* _EXERCISE OBJECTIVE_
Word for word, repeat all of the entries below.

[Dataset entries]
# soopark0221/auction-gym

Measured on AMD Instinct MI355X. Metric: auctions resolved/sec (SP_Oracle-shaped batches), higher is better.
Workload: dtype f64

## Files before the change

### auction-gym_amd/csrc/ag_host.h

```cpp
#pragma once
#include <hip/hip_runtime.h>
#include <stdint.h>

#include "auctiongym.h"

int ag_set_error(int code, const char *fmt, ...) __attribute__((format(printf, 2, 3)));

#define AG_HIP(call)                                                                    \
  do {                                                                                  \
    hipError_t e_ = (call);                                                             \
    if (e_ != hipSuccess)                                                               \
      return ag_set_error(AG_ERR_HIP, "%s: %s (%s:%d)", #call, hipGetErrorString(e_),   \
                          __FILE__, __LINE__);                                          \
  } while (0)

template <typename T>
inline int ag_check_struct(const T *p, const char *who, const char *type) {
  if (p && p->struct_size != (uint64_t)sizeof(T))
    return ag_set_error(AG_ERR_INVALID,
                        "%s: %s.struct_size is %llu, this library (ABI %d) expects %llu -- the caller's "
                        "binding declares another layout of include/auctiongym.h",
                        who, type, (unsigned long long)p->struct_size, AG_ABI_VERSION,
                        (unsigned long long)sizeof(T));
  return AG_OK;
// ... 32 lines not shown
  uint32_t *key = nullptr;
  float *x = nullptr;
  int64_t *offsets = nullptr;
  double *adam_tab = nullptr;
  int32_t *epochs = nullptr;
  void *tables = nullptr;
  int64_t *partials = nullptr;
  size_t tables_bytes = 0, partials_bytes = 0;
  int coop_blocks = 0;
  struct {
    bool active = false;
    void *st = nullptr;
    void *acc = nullptr, *tables = nullptr;
    size_t st_bytes = 0, acc_bytes = 0, tables_bytes = 0;
    agtrain::RpAcc A{};
    agtrain::RpTables T{};
    int G = 0;
    int64_t k = 0;
    int64_t *totals = nullptr;
  } rp;
};

struct ag_dr_rp {
  bool active = false;
  void *st = nullptr;
  void *acc = nullptr, *tables = nullptr;
  size_t st_bytes = 0, acc_bytes = 0, tables_bytes = 0;
  agtrain::RpAcc A{};
  agtrain::RpTables T{};
  int G = 0, lines = 0;
  int64_t k = 0;
  int64_t *totals = nullptr;
  const float *noise = nullptr;
  int64_t noise_n = 0;
  int32_t noise_e0 = 0, noise_epochs = 0;
  agtrain::SortedRecs recs{};
  bool single = false;
  void *pipe = nullptr;
  size_t pipe_bytes = 0;
  void *pipe_st = nullptr;
  int pipe_blocks[2] = {0, 0};
};

struct ag_dr_ws {
  void *buf = nullptr;
  size_t buf_bytes = 0;
  int64_t *counts = nullptr;
  double *adam_tab = nullptr;
  float *state = nullptr;
  int32_t *init = nullptr;
  int32_t *mode = nullptr;
  int64_t *scratch = nullptr;
  void *coop = nullptr;
  size_t coop_bytes = 0;
  int coop_blocks = 0;
  int coop_blocks0 = 0;
  ag_dr_rp rp;
};

struct ag_ctx {
  int32_t device;
  ag_shape shape;
  int32_t D;
  int32_t item_search = AG_ITEM_SEARCH_AUTO;
  bool can_simulate = false;
  double *d_items = nullptr;
  double *d_values = nullptr;
  int64_t *d_partials = nullptr;
  uint32_t *d_queue = nullptr;
  int32_t partial_blocks = 0;
  int32_t resident[256] = {};
  bool ship_shape = true;
  bool gen_mode_all = false;
  int64_t launch_cap = 0;
  int64_t lrts_chunk = 0;
  bool wide = false;
  bool catalog = false;
  bool values_positive = false;
  bool ora_catalog = false;
  int32_t sim_kernel = AG_SIM_KERNEL_AUTO;
  int32_t grid_per_cu = 0;
  int32_t block_threads = 0;
  int32_t resident_slots[3][8] = {};
  int32_t resident_ora[8] = {};
  bool general = false, has_lrts = false, has_shading = false, lrts_loaded = false;
  int32_t ts_sample = 1;
  int32_t *h_akind = nullptr;
  int32_t *h_bkind = nullptr;
  bool dr_loaded = false, dr_any_init = false;
  bool vl_any_search = false;
  int64_t bidder_chunk = 0;
  int64_t bidder_cache = -1;
  uint64_t fit_noise_seed = 0;
  ag_dr_ws dr;
  int32_t *d_akind = nullptr, *d_bkind = nullptr;
  int32_t *d_kag = nullptr;
  bool ragged = false;
  double *d_pg = nullptr, *d_gs = nullptr;
  float *d_tsm = nullptr, *d_tsq = nullptr, *d_tsprev = nullptr;
  ag_lrts_ws lrts;
  int32_t *d_status = nullptr;
};

void ag_lrts_release(ag_ctx *c);
void ag_dr_release(ag_ctx *c);

inline int ag_one_slot_only(const ag_ctx *c, const char *who) {
  if (c && c->shape.num_slots > 1)
    return ag_set_error(AG_ERR_UNSUPPORTED, "%s: the context has num_slots = %d; rounds with several slots run "
                        "through ag_simulate_slots", who, c->shape.num_slots);
  return AG_OK;
}
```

* _EXERCISE RESULT_
# soopark0221/auction-gym

Measured on AMD Instinct MI355X. Metric: auctions resolved/sec (SP_Oracle-shaped batches), higher is better.
Workload: dtype f64

## Files before the change

### auction-gym_amd/csrc/ag_host.h

```cpp
#pragma once
#include <hip/hip_runtime.h>
#include <stdint.h>

#include "auctiongym.h"

int ag_set_error(int code, const char *fmt, ...) __attribute__((format(printf, 2, 3)));

#define AG_HIP(call)                                                                    \
  do {                                                                                  \
    hipError_t e_ = (call);                                                             \
    if (e_ != hipSuccess)                                                               \
      return ag_set_error(AG_ERR_HIP, "%s: %s (%s:%d)", #call, hipGetErrorString(e_),   \
                          __FILE__, __LINE__);                                          \
  } while (0)

template <typename T>
inline int ag_check_struct(const T *p, const char *who, const char *type) {
  if (p && p->struct_size != (uint64_t)sizeof(T))
    return ag_set_error(AG_ERR_INVALID,
                        "%s: %s.struct_size is %llu, this library (ABI %d) expects %llu -- the caller's "
                        "binding declares another layout of include/auctiongym.h",
                        who, type, (unsigned long long)p->struct_size, AG_ABI_VERSION,
                        (unsigned long long)sizeof(T));
  return AG_OK;
// ... 32 lines not shown
  uint32_t *key = nullptr;
  float *x = nullptr;
  int64_t *offsets = nullptr;
  double *adam_tab = nullptr;
  int32_t *epochs = nullptr;
  void *tables = nullptr;
  int64_t *partials = nullptr;
  size_t tables_bytes = 0, partials_bytes = 0;
  int coop_blocks = 0;
  struct {
    bool active = false;
    void *st = nullptr;
    void *acc = nullptr, *tables = nullptr;
    size_t st_bytes = 0, acc_bytes = 0, tables_bytes = 0;
    agtrain::RpAcc A{};
    agtrain::RpTables T{};
    int G = 0;
    int64_t k = 0;
    int64_t *totals = nullptr;
  } rp;
};

struct ag_dr_rp {
  bool active = false;
  void *st = nullptr;
  void *acc = nullptr, *tables = nullptr;
  size_t st_bytes = 0, acc_bytes = 0, tables_bytes = 0;
  agtrain::RpAcc A{};
  agtrain::RpTables T{};
  int G = 0, lines = 0;
  int64_t k = 0;
  int64_t *totals = nullptr;
  const float *noise = nullptr;
  int64_t noise_n = 0;
  int32_t noise_e0 = 0, noise_epochs = 0;
  agtrain::SortedRecs recs{};
  bool single = false;
  void *pipe = nullptr;
  size_t pipe_bytes = 0;
  void *pipe_st = nullptr;
  int pipe_blocks[2] = {0, 0};
};

struct ag_dr_ws {
  void *buf = nullptr;
  size_t buf_bytes = 0;
  int64_t *counts = nullptr;
  double *adam_tab = nullptr;
  float *state = nullptr;
  int32_t *init = nullptr;
  int32_t *mode = nullptr;
  int64_t *scratch = nullptr;
  void *coop = nullptr;
  size_t coop_bytes = 0;
  int coop_blocks = 0;
  int coop_blocks0 = 0;
  ag_dr_rp rp;
};

struct ag_ctx {
  int32_t device;
  ag_shape shape;
  int32_t D;
  int32_t item_search = AG_ITEM_SEARCH_AUTO;
  bool can_simulate = false;
  double *d_items = nullptr;
  double *d_values = nullptr;
  int64_t *d_partials = nullptr;
  uint32_t *d_queue = nullptr;
  int32_t partial_blocks = 0;
  int32_t resident[256] = {};
  bool ship_shape = true;
  bool gen_mode_all = false;
  int64_t launch_cap = 0;
  int64_t lrts_chunk = 0;
  bool wide = false;
  bool catalog = false;
  bool values_positive = false;
  bool ora_catalog = false;
  int32_t sim_kernel = AG_SIM_KERNEL_AUTO;
  int32_t grid_per_cu = 0;
  int32_t block_threads = 0;
  int32_t resident_slots[3][8] = {};
  int32_t resident_ora[8] = {};
  bool general = false, has_lrts = false, has_shading = false, lrts_loaded = false;
  int32_t ts_sample = 1;
  int32_t *h_akind = nullptr;
  int32_t *h_bkind = nullptr;
  bool dr_loaded = false, dr_any_init = false;
  bool vl_any_search = false;
  int64_t bidder_chunk = 0;
  int64_t bidder_cache = -1;
  uint64_t fit_noise_seed = 0;
  ag_dr_ws dr;
  int32_t *d_akind = nullptr, *d_bkind = nullptr;
  int32_t *d_kag = nullptr;
  bool ragged = false;
  double *d_pg = nullptr, *d_gs = nullptr;
  float *d_tsm = nullptr, *d_tsq = nullptr, *d_tsprev = nullptr;
  ag_lrts_ws lrts;
  int32_t *d_status = nullptr;
};

void ag_lrts_release(ag_ctx *c);
void ag_dr_release(ag_ctx *c);

inline int ag_one_slot_only(const ag_ctx *c, const char *who) {
  if (c && c->shape.num_slots > 1)
    return ag_set_error(AG_ERR_UNSUPPORTED, "%s: the context has num_slots = %d; rounds with several slots run "
                        "through ag_simulate_slots", who, c->shape.num_slots);
  return AG_OK;
}
```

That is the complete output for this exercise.